An open letter to Apple and Adobe

05/14/2010

Guys, this bickering has got to stop. The problem you're having is that you're both as good and bad as each other. This could go on forever, but I detect that you're also both equally stubborn and have reached an impasse. This is why I have decided to try and make a couple of things plain to you. I really hope it helps.

Apple; you make amazing computers. Your hardware is sturdy and reliable, and when it's not reliable you have great customer services to back it up. Your operating system is Unix-compliant, attractive, relatively stable and easy to use. Your phones are well-made and have a pretty decent OS, which is improving at an acceptable rate. You as an entity are the only weak link in the chain. You are the overbearing mother of the technology world; you refuse to ever let your products truly go to their new owners.

Without the indie software scene, OSX would be nothing. Sadly, some parts of the OS are so frustratingly closed that some things become almost prohibitive. The software you build and sell is fit for purpose (on-par with industry in some cases, below in most), but not nearly adequately varied to rival Windows or Linux.

When you released your phone, it was like the popular girl in school - looked so good in every way, but forced to spend more than 10 minutes with it and you wanted to smash it against a rock. Then came the App Store, and things were good for a while. You still, however, refused to let go control and some trivial things became impossible. This prompted an incredibly talented and generous group of people to start hacking the device so that people were free to use it as they wished. This was, after all, their right (regardless of terms and licensing - you part with outrageous amounts of cash, the right is yours!). You struggled for a while, but now you seem to have given up, which is nice. Thanks.

All of this meandering leads me to the crux of my point. You might be able to pull the wool over some people's eyes regarding Flash on your devices, but you don't fool me. I hope your hypocrisy left a horrible taste in your mouth when you wrote your letter to Adobe. If you think that any piece of Mac hardware or software is open, you must be kidding yourself as well as everyone else. How dare you preach openness whilst you supply us with phones and iPods that you can't even change the fucking battery in?! How dare you preach openness when I have to run the risk of rendering my phone useless just so I can install software I want on it?! How fucking dare you preach openness when you actively and vocally restrict Flash from being installed in any capacity on a device that I own?!

And another thing; HTML5 may well be relatively open compared to Flash, but if I want to use HTML5 video, I guess I'll be needing the H.264 codec (at time of writing). That famously open source codec. What's that? It's not open source? So Firefox (truly open) will never be able to support it? Sounds great.

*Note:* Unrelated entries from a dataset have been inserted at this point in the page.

# tenstack/batch-scheduler

Hardware: AMD Instinct MI355X
Metric: pod x node fit evals/sec (higher is better)
Workload: dtype int64; 1 GPU; cfg3/tail: 10000 pods / 2000 groups / 5000 nodes, 5 int64 lanes (cpu, mem, eph, pods, gpu), seed 20260921; stages=prefilter+filter+tally+ready, parallelism=single GPU

## Files before the change

### batch-scheduler_amd/csrc/bs_fast.hpp

```cpp
#pragma once

#include "bs_kernels.hpp"
#include "bs_filter_t.hpp"

#ifdef BS_NT_TABLES
#define BS_TBL_STORE(p, v) __builtin_nontemporal_store((v), (p))
#else
#define BS_TBL_STORE(p, v) (*(p) = (v))
#endif
namespace bs {

template <bool INL = false>
__device__ __forceinline__ void arm_tally(const GroupsDev& gr, const BatchDev& b, const BatchParams& prm, uint32_t i, uint32_t nthreads);

__device__ __forceinline__ const uint8_t* range_glocal(const BatchDev& b) { return reinterpret_cast<const uint8_t*>(b.pod_ranges); }
__device__ __forceinline__ const uint32_t* range_start(const BatchDev& b, uint32_t G) { return b.pod_ranges + (G + 3u) / 4u; }
__device__ __forceinline__ const uint32_t* range_lfirst(const BatchDev& b, uint32_t G, uint32_t pod_blocks) { return range_start(b, G) + pod_blocks + 1u; }
__device__ __forceinline__ bool range_local_on(const BatchDev& b, const BatchParams& prm) {
  return b.pod_ranges && prm.do_tally && prm.do_ready && !prm.filter_deny;
}

#if BS_EMIT_MAIN
__global__ void k_pods_prep(unsigned long long* tables, uint32_t ntab, uint32_t* gstat, uint32_t ngstat, uint32_t* kcount, uint32_t* gcount, uint32_t G) {
  const uint32_t t = blockIdx.x * blockDim.x + threadIdx.x, nt = gridDim.x * blockDim.x;
// ... 476 lines not shown
    if (have && lp.have_mr) res_add(ms, lp.mr, sh, gate);
    uint32_t ff = (have && lp.have_mr) ? 1u : 0u;
#pragma unroll
    for (uint32_t q = 0; q < BS_MAX_SCALARS; ++q)
      if (q < sh.S() && (ms.present & (1u << q)) && ms.v[4 + q] != 0) ff |= 2u;
    const unsigned long long holds = __ballot(l[0] >= ms.v[0] && l[1] >= ms.v[1] && l[2] >= ms.v[2] && l[3] >= ms.v[3]);
    if (stores) {
      b.nodew[nodew_pair(stride, s, w)] = ok;
      b.nodew[nodew_pair(stride, s, w) + 1] = ~holds;
    }
    if (blk == 0 && threadIdx.x == 0) {
#pragma unroll
      for (int j = 0; j < 4; ++j) b.nodew[nodew_ref_lane(stride, s, j)] = (uint64_t)ms.v[j];
      b.nodew[nodew_ref_flags(stride, s)] = ff;
    }
  }
}

template <int TS>
__global__ __launch_bounds__(kTblChunk) void k_fast_query_tables(PodsDev pods, GroupsDev gr, NodesDev nd, BatchDev b, BatchDev bt, BatchParams prm,
                                                                 const TableDesc* forced, uint32_t nchunks, uint32_t query_blocks) {
  BS_STAMP(1, 0);
  if (blockIdx.x < query_blocks) fast_query_thread<TS>(pods, gr, b, prm, blockIdx.x * kTblChunk + threadIdx.x, query_blocks * kTblChunk);
  else if (blockIdx.x < query_blocks + nchunks) tables_local_fast<TS>(nd, bt, prm, forced, blockIdx.x - query_blocks);
  else node_words_block<TS>(gr, nd, b, prm, blockIdx.x - query_blocks - nchunks);
  BS_STAMP(1, 7);
}

template <int NL>
__device__ __forceinline__ unsigned long long rows_cover(unsigned long long m, const int64_t (&a)[BS_MAX_LANES], const int64_t (&r)[BS_MAX_LANES]) {
  asm volatile("s_mov_b64 exec, %[m]\n\tv_cmpx_ge_i64 vcc, %[a0], %[r0]\n\tv_cmpx_ge_i64 vcc, %[a1], %[r1]\n\tv_cmpx_ge_i64 vcc, %[a2], %[r2]\n\t"
               "v_cmpx_ge_i64 vcc, %[a3], %[r3]\n\ts_mov_b64 %[m], exec\n\ts_mov_b64 exec, -1"
               : [m] "+s"(m)
               : [a0] "v"(a[0]), [r0] "v"(r[0]), [a1] "v"(a[1]), [r1] "v"(r[1]), [a2] "v"(a[2]), [r2] "v"(r[2]), [a3] "v"(a[3]), [r3] "v"(r[3])
               : "vcc");
#pragma unroll
  for (int j = 4; j < NL; ++j)
    asm volatile("s_mov_b64 exec, %[m]\n\tv_cmpx_ge_i64 vcc, %[a], %[r]\n\ts_mov_b64 %[m], exec\n\ts_mov_b64 exec, -1" : [m] "+s"(m) : [a] "v"(a[j]), [r] "v"(r[j]) : "vcc");
  return m;
}
#ifndef BS_SCAN_BALLOT
#define BS_SCAN_BALLOT 1
#endif
constexpr uint32_t kSpinBound = 1u << 18;
__device__ __forceinline__ void test_chaos_delay() {
#ifdef BS_TEST_CHAOS
  uint32_t h = (blockIdx.x + 1u) * 2654435761u ^ (uint32_t)wall_clock64() * 40503u;
  h ^= h >> 15; h *= 2246822519u; h ^= h >> 13;
  for (uint32_t s = 0; s < (h & 15u); ++s) __builtin_amdgcn_s_sleep(127);
#endif
}
constexpr uint32_t kStepSlotsMax = 256;
__device__ __forceinline__ bool step_wait(const uint32_t* word, uint32_t base, uint32_t need, int32_t* h_err) {
  uint32_t spins = 0;
  while ((uint32_t)(ld_agent(word) - base) < need) {
    __builtin_amdgcn_s_sleep(1);
    if (++spins > kSpinBound) { if (h_err) __hip_atomic_store(h_err, 1, __ATOMIC_RELAXED, __HIP_MEMORY_SCOPE_SYSTEM); return false; }
  }
  return true;
}
constexpr uint32_t kScanRecChunks = 64;
constexpr uint32_t kFeasRecGroups = 32;
#ifndef BS_GATHER_DIRECT
#define BS_GATHER_DIRECT 8
#endif
constexpr uint32_t kGatherDirectBlocks = BS_GATHER_DIRECT;
constexpr uint32_t kRecStride = 32;
constexpr uint32_t kTkSlots = 32, kTkTab = 48, kTkP1 = 64, kTkDone = 64 + 16 * 16, kTkWays = 16, kTkWords = 64 + 2 * 16 * 16;
__device__ __forceinline__ void spread_add(uint32_t* words, uint32_t who) {
  (void)__hip_atomic_fetch_add(&words[16u * (who % kTkWays)], 1u, __ATOMIC_RELAXED, __HIP_MEMORY_SCOPE_AGENT);
}
__device__ __forceinline__ bool spread_wait(const uint32_t* words, uint32_t base, uint32_t need, int32_t* h_err) {
  uint32_t spins = 0;
  for (;;) {
    uint32_t v = lane_id() < (int)kTkWays ? ld_agent(&words[16u * (uint32_t)lane_id()]) : 0u;
#pragma unroll
    for (int o = 1; o < (int)kTkWays; o <<= 1) v += (uint32_t)__shfl_xor((int)v, o);
    v = (uint32_t)__builtin_amdgcn_readfirstlane((int)v);
    if ((uint32_t)(v - base) >= need) return true;
    __builtin_amdgcn_s_sleep(4);
    if (++spins > kSpinBound) { if (h_err && lane_id() == 0) __hip_atomic_store(h_err, 1, __ATOMIC_RELAXED, __HIP_MEMORY_SCOPE_SYSTEM); return false; }
  }
}
template <int TS, bool REGS = false>
__device__ __forceinline__ void table_scan_block(const NodesDev& nd, const BatchDev& b, const BatchParams& prm, const TableDesc* forced, uint32_t chunk, uint32_t nchunks,
                                                 uint32_t share, uint32_t nshares, uint32_t pod_blocks, uint32_t tk_pods0, uint32_t tk_tab0, const GroupsDev& gr,
                                                 const int64_t* ckeys, const uint32_t* cpres, uint32_t kcap, bool direct = false, uint32_t forced_cls = 0) {
  __shared__ unsigned long long s_wtot[BS_MAX_LANES][4];
  __shared__ uint32_t s_kp[BS_MAX_SCALARS];
  __shared__ unsigned long long s_off[BS_MAX_LANES];
  __shared__ uint32_t s_kpg[BS_MAX_SCALARS];
  __shared__ int64_t s_req[kStepSlotsMax][BS_MAX_LANES];
  __shared__ uint32_t s_qf[kStepSlotsMax];
  __shared__ uint32_t s_first[kStepSlotsMax];
  BS_STAMP(2, 0);
  const Shape<TS> sh(prm.S);
  const uint32_t L = sh.L(), S = sh.S(), LP = prm.LP;
  const uint32_t k = chunk * kTblChunk + threadIdx.x;
  const bool in_range = REGS ? k < nd.n : k < nd.m;
  const uint32_t n = REGS ? (in_range ? k : 0u) : (in_range ? nd.kmap[k] : 0u);
  const TableDesc d = REGS ? TableDesc{forced_cls, 0.7f} : *forced;
  const uint32_t fw = nd.fit[(size_t)d.cls * nd.fit_words + (n >> 5)];
  const uint8_t fl = nd.flags[n];
  const bool valid = in_range && (!REGS || !(fl & BS_NODE_SKIP_MASK));
  const uint32_t ap = nd.apres[n], rp = nd.rpres[n];
  int64_t al[BS_MAX_LANES], rq[BS_MAX_LANES];
#pragma unroll
  for (uint32_t j = 0; j < BS_MAX_LANES; ++j) {
    if (j < L) {
      al[j] = nd.alloc[(size_t)j * nd.stride + n];
      rq[j] = nd.req[(size_t)j * nd.stride + n];
    }
  }
  const uint32_t K = prm.k_host ? prm.k_host : *b.kclass;
  const uint32_t per = (K + nshares - 1u) / nshares, s_lo = share * per, s_hi = min(K, s_lo + per);
  Res raw;
  int32_t leader0 = -1;
  uint8_t panic0 = 0;
  LeaderPre lp0{};
  if constexpr (REGS) {
    const uint32_t cc = s_lo + threadIdx.x < s_hi ? s_lo + threadIdx.x : 0u;
#pragma unroll
    for (uint32_t j = 0; j < BS_MAX_LANES; ++j)
      if (j < L) raw.v[j] = ckeys[(size_t)j * kcap + cc];
    raw.present = cpres[cc];
    leader0 = b.leader_epoch[0];
    panic0 = b.panic_epoch[0];
    if (gr.g) leader_pre_load(gr, leader0, sh, lp0);
  }
  const bool fit = valid && ((fw >> (n & 31u)) & 1u) && !(fl & BS_NODE_TAINT_ERR);
  const uint32_t pres = fit ? (ap & rp) : 0u;
  if (threadIdx.x < BS_MAX_SCALARS) s_kp[threadIdx.x] = BS_INF;
  for (uint32_t t = threadIdx.x; t < kStepSlotsMax; t += kTblChunk) s_first[t] = BS_INF;
  unsigned long long incl[BS_MAX_LANES];
  const int w = wave_id();
#pragma unroll
  for (uint32_t j = 0; j < BS_MAX_LANES; ++j) {
    incl[j] = 0;
    if (j < L) {
      const bool live = fit && (j < 4 || (pres & (1u << (j - 4)))) && !(j == BS_LANE_EPH && !prm.eph_gate);
      const unsigned long long left = live ? (unsigned long long)wsub(scale_f32(al[j], d.pct), rq[j]) : 0ull;
      incl[j] = wave_incl_scan_add_u64(left);
      if (lane_id() == 63) s_wtot[j][w] = incl[j];
    }
  }
  __syncthreads();
#pragma unroll
  for (uint32_t s2 = 0; s2 < BS_MAX_SCALARS; ++s2) {
    if (s2 < S) {
      const unsigned long long mk = __ballot(valid && (pres & (1u << s2)));
      if (mk && lane_id() == 0) atomicMin(&s_kp[s2], chunk * kTblChunk + (uint32_t)(threadIdx.x & ~63u) + (uint32_t)(__ffsll((long long)mk) - 1));
    }
  }
#pragma unroll
  for (uint32_t j = 0; j < BS_MAX_LANES; ++j) {
    if (j < L) {
      unsigned long long off = 0, tot = 0;
#pragma unroll
      for (int i = 0; i < 4; ++i) {
        const unsigned long long x = s_wtot[j][i];
        if (i < w) off += x;
        tot += x;
      }
      incl[j] += off;
      if (threadIdx.x == 0 && share == 0) {
        if constexpr (REGS) {
          const unsigned long long tag = (unsigned long long)prm.seq_inv << 32;
          st_pub<true>(&b.chunk_rec[(size_t)chunk * kRecStride + 2u * j], tag | (uint32_t)tot);
          st_pub<true>(&b.chunk_rec[(size_t)chunk * kRecStride + 2u * j + 1u], tag | (uint32_t)(tot >> 32));
        } else {
          st_pub<true>(&b.chunk_tot[(size_t)chunk * 16 + j], tot);
        }
      }
    }
  }
  __syncthreads();
  __shared__ uint32_t s_ok;
  if constexpr (REGS) {
    if (share == 0 && threadIdx.x < S) st_pub<true>(&b.chunk_rec[(size_t)chunk * kRecStride + 16u + threadIdx.x], ((unsigned long long)prm.seq_inv << 32) | s_kp[threadIdx.x]);
    BS_STAMP(2, 1);
  } else {
    if (share == 0 && threadIdx.x < 16) st_pub<true>(&b.chunk_kp[(size_t)chunk * 16 + threadIdx.x], threadIdx.x < BS_MAX_SCALARS ? s_kp[threadIdx.x] : BS_INF);
    asm volatile("s_waitcnt vmcnt(0)" ::: "memory");
    __syncthreads();
    BS_STAMP(2, 1);
    if (threadIdx.x == 0 && share == 0) (void)__hip_atomic_fetch_add(&b.ticket[kTkTab], 1u, __ATOMIC_RELAXED, __HIP_MEMORY_SCOPE_AGENT);
  }
  if constexpr (REGS) {
    const uint32_t t = s_lo + threadIdx.x;
    if (t < s_hi) {
      uint32_t qf = 0x80000000u;
      Res q;
      res_zero(q, sh);
      if (leader0 >= 0 && !panic0) {
        Res cur;
        res_zero(cur, sh);
        res_add(cur, raw, sh, prm.eph_gate);
        qf = class_scan_query(cur, lp0, sh, prm.eph_gate, q);
      }
      s_qf[threadIdx.x] = qf;
#pragma unroll
      for (uint32_t j = 0; j < BS_MAX_LANES; ++j)
        if (j < L) s_req[threadIdx.x][j] = q.v[j];
    }
  }
  if constexpr (!REGS) {
    if (threadIdx.x == 0) s_ok = (step_wait(&b.ticket[kTkTab], tk_tab0, nchunks, b.h_err) && step_wait(&b.ticket[kTkSlots], tk_pods0, pod_blocks, b.h_err)) ? 1u : 0u;
    __syncthreads();
    BS_STAMP(2, 2);
    if (!s_ok) return;
  }
  {
    const uint32_t ch = (uint32_t)lane_id();
    unsigned long long cv[BS_MAX_LANES];
    uint32_t ckp[BS_MAX_SCALARS];
    if constexpr (REGS) {
      if (w == 0) {
        const uint32_t tagw = prm.seq_inv;
        const unsigned long long* rec = b.chunk_rec + (size_t)(ch < nchunks ? ch : 0u) * kRecStride;
        bool ok = false;
        for (uint32_t spins = 0;; ++spins) {
          unsigned long long lo[BS_MAX_LANES], hi[BS_MAX_LANES], kw[BS_MAX_SCALARS];
#pragma unroll
          for (uint32_t j = 0; j < BS_MAX_LANES; ++j)
            if (j < L) { lo[j] = ld_agent64(&rec[2u * j]); hi[j] = ld_agent64(&rec[2u * j + 1u]); }
#pragma unroll
          for (uint32_t s2 = 0; s2 < BS_MAX_SCALARS; ++s2)
            if (s2 < S) kw[s2] = ld_agent64(&rec[16u + s2]);
          bool mine_ok = true;
#pragma unroll
          for (uint32_t j = 0; j < BS_MAX_LANES; ++j) {
            cv[j] = 0ull;
            if (j < L) {
              mine_ok = mine_ok && (uint32_t)(lo[j] >> 32) == tagw && (uint32_t)(hi[j] >> 32) == tagw;
              cv[j] = (hi[j] << 32) | (uint32_t)lo[j];
            }
          }
#pragma unroll
          for (uint32_t s2 = 0; s2 < BS_MAX_SCALARS; ++s2) {
            ckp[s2] = BS_INF;
            if (s2 < S) { mine_ok = mine_ok && (uint32_t)(kw[s2] >> 32) == tagw; ckp[s2] = (uint32_t)kw[s2]; }
          }
          if (__ballot(!(mine_ok || ch >= nchunks)) == 0ull) { ok = true; break; }
          if (spins > kSpinBound) { if (b.h_err && ch == 0) __hip_atomic_store(b.h_err, 1, __ATOMIC_RELAXED, __HIP_MEMORY_SCOPE_SYSTEM); break; }
          __builtin_amdgcn_s_sleep(2);
        }
        if (ch >= nchunks) {
#pragma unroll
          for (uint32_t j = 0; j < BS_MAX_LANES; ++j) cv[j] = 0ull;
#pragma unroll
          for (uint32_t s2 = 0; s2 < BS_MAX_SCALARS; ++s2) ckp[s2] = BS_INF;
        }
        if (ch == 0) s_ok = ok ? 1u : 0u;
      }
      BS_STAMP(2, 2);
    } else if (w == 0) {
#pragma unroll
      for (uint32_t j = 0; j < BS_MAX_LANES; ++j) cv[j] = (j < L && ch < nchunks) ? ld_agent64(&b.chunk_tot[(size_t)ch * 16 + j]) : 0ull;
#pragma unroll
      for (uint32_t s2 = 0; s2 < BS_MAX_SCALARS; ++s2) ckp[s2] = (s2 < S && ch < nchunks) ? ld_agent(&b.chunk_kp[(size_t)ch * 16 + s2]) : BS_INF;
    }
    const uint32_t t = s_lo + threadIdx.x;
    uint32_t stp = 0, qf = 0x80000000u;
    int32_t tab = -1;
    unsigned long long rv[BS_MAX_LANES];
    if (!REGS && t < s_hi) {
      stp = ld_agent(&b.qstamp_s[t]);
      tab = (int32_t)ld_agent(reinterpret_cast<const uint32_t*>(&b.qtab_s[t]));
      qf = ld_agent(&b.qflags_s[t]);
#pragma unroll
      for (uint32_t j = 0; j < BS_MAX_LANES; ++j) rv[j] = j < L ? ld_agent64(&b.qreq_s[(size_t)t * LP + j]) : 0ull;
    }
    if (w == 0) {
#pragma unroll
      for (uint32_t j = 0; j < BS_MAX_LANES; ++j) {
        if (j < L) {
          const unsigned long long incl_c = wave_incl_scan_add_u64(cv[j]);
          const unsigned long long mine = bcast64(incl_c - cv[j], (int)(chunk & 63u));
          if (ch == 0) s_off[j] = mine;
        }
      }
#pragma unroll
      for (uint32_t s2 = 0; s2 < BS_MAX_SCALARS; ++s2) {
        if (s2 < S) {
          const uint32_t mn = wave_min_u32(ckp[s2]);
          if (ch == 0) s_kpg[s2] = mn;
        }
      }
    }
    if (!REGS && t < s_hi) {
      if (stp != prm.stamp || tab != 0) qf = 0x80000000u;
      s_qf[threadIdx.x] = qf;
#pragma unroll
      for (uint32_t j = 0; j < BS_MAX_LANES; ++j)
        if (j < L) s_req[threadIdx.x][j] = (int64_t)rv[j];
    }
  }
  __syncthreads();
  if constexpr (REGS) {
    if (!s_ok) return;
  }
  int64_t fin[BS_MAX_LANES];
  uint32_t keyrow = 0;
#pragma unroll
  for (uint32_t j = 0; j < BS_MAX_LANES; ++j) {
    fin[j] = 0;
    if (j < L) fin[j] = (int64_t)(incl[j] + s_off[j]);
  }
#pragma unroll
  for (uint32_t s2 = 0; s2 < BS_MAX_SCALARS; ++s2)
    if (s2 < S && k >= s_kpg[s2]) keyrow |= 1u << s2;
  BS_STAMP(2, 3);
  const uint32_t nmine = s_hi > s_lo ? s_hi - s_lo : 0u;
  const uint32_t smask = S ? ((1u << S) - 1u) : 0u;
  const uint32_t row0 = chunk * kTblChunk + ((uint32_t)w << 6);
  for (uint32_t t0 = 0; t0 < nmine; t0 += 4u) {
    uint32_t qf[4];
    int64_t r[4][BS_MAX_LANES];
#pragma unroll
    for (uint32_t u = 0; u < 4; ++u) {
      const uint32_t t = min(t0 + u, nmine - 1u);
      qf[u] = t0 + u < nmine ? s_qf[t] : 0x80000000u;
#pragma unroll
      for (uint32_t j = 0; j < BS_MAX_LANES; ++j) r[u][j] = j < L ? s_req[t][j] : 0;
    }
#pragma unroll
    for (uint32_t u = 0; u < 4; ++u) {
      const uint32_t nab = ~(qf[u] >> 16) & smask;
      unsigned long long m = (qf[u] & 0x80000000u) ? 0ull : __ballot(valid && (nab & ~keyrow) == 0u);
      static_assert(TS >= 0 && TS <= 4, "k_fast_step_a is instantiated for 0..4 scalar lanes (run_fast: step_a_possible)");
#if BS_SCAN_BALLOT
#pragma unroll
      for (uint32_t j = 0; j < 4u + (uint32_t)TS; ++j) m &= __ballot(fin[j] >= r[u][j]);
#else
      m = rows_cover<4 + TS>(m, fin, r[u]);
#endif
      if (m && lane_id() == 0) atomicMin(&s_first[t0 + u], row0 + (uint32_t)(__ffsll((long long)m) - 1));
    }
  }
  __syncthreads();
  BS_STAMP(2, 4);
  if constexpr (REGS) {
    if (direct) {
      for (uint32_t t = threadIdx.x; t < nmine; t += kTblChunk)
        st_pub<true>(&b.scan_rec[(size_t)chunk * kStepSlotsMax + s_lo + t], ((unsigned long long)prm.seq_inv << 32) | s_first[t]);
    } else {
      for (uint32_t t = threadIdx.x; t < nmine; t += kTblChunk)
        if (s_first[t] != BS_INF) atomicMin(&b.first_row64[s_lo + t], ((unsigned long long)prm.seq_inv << 32) | s_first[t]);
    }
    BS_STAMP(2, 7);
    return;
  }
  for (uint32_t t = threadIdx.x; t < nmine; t += kTblChunk) {
    if (s_first[t] == BS_INF) continue;
    atomicMin(&b.first_row[s_lo + t], s_first[t]);
  }
  BS_STAMP(2, 7);
}
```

Before you preach openness, maybe you should do some research into what that actually is! Give your devices to your customers and let them do what they wish. If I want to deplete my battery in 10 minutes using Flash and all my simultaneous processes, that's my prerogative. If I want to consequently complain, you've got leverage to tell me where to get off! Honestly, sometimes your smug sense of superiority makes me hate you and everyone who makes excuses for you.

I hope I've made my point.

Onto you now, Adobe. This will be shorter.

Hey, Adobe. I see you're getting all upset because Apple won't let Flash run on their mobile devices. That's pretty annoying for everyone involved. Whilst I disagree with their methods, I am totally with their justification. If you can't even write a Flash plugin for a device with 2.66Ghz Dual Core processor, 4GB RAM and 512MB graphics memory without resorting to slowdown, memory hunger and frequent crashing, then you shouldn't be writing plugins for devices with a fraction of that power. Seriously, Flash is the number one reason I scream at my laptop every day, and I'm almost certain that there's plenty you can do about it. I wonder why you don't.

I heard that Apple also now ban apps from being distributed using their nice, open App Store if they've been compiled using IDEs you wrote. Man, that sounds just like something they'd do, but have you ever actually used one of the apps compiled with your IDE? As a technical exercise to prove it's possible, you've nailed it. Go you. But try using one. My God, it borders on harrowing it's so terrible.

Your problem is really quite similar to Apple's when you think about it. You give developers all of these great tools that can theoretically do amazing things, then you totally screw them by making a horrendous platform for their use. This subsequently screws their users, too, because people just don't want to use apps that frustrate them. I'm now at the stage where I close any website that looks like it's full-Flash. It's that bad.

In case I haven't made it apparent what might help you - make Flash better. Make it not crash browsers and eat memory and slow computers down all the time. I know it's not as simple as that, but if anyone can do it it's you. Seriously, no-one else could because, well, they're not allowed!

And now, to my avid reader. There you have it; Apple and Adobe are just as bad as each other. So bad, in fact, that it's created a convenient little blind-spot to badness that both of them can live in until the mighty Google comes along and sells the world to aliens after America accidentally signed it over to them without reading small print.

If you really care about open, buy an Android phone. Wait, that's Google. Buy a Palm. Wait, that'd be a pointless waste of your time. Uhh. Sell all your stuff and go live in the woods with hippies and the squirrels so that none of this inane shit really even matters any more.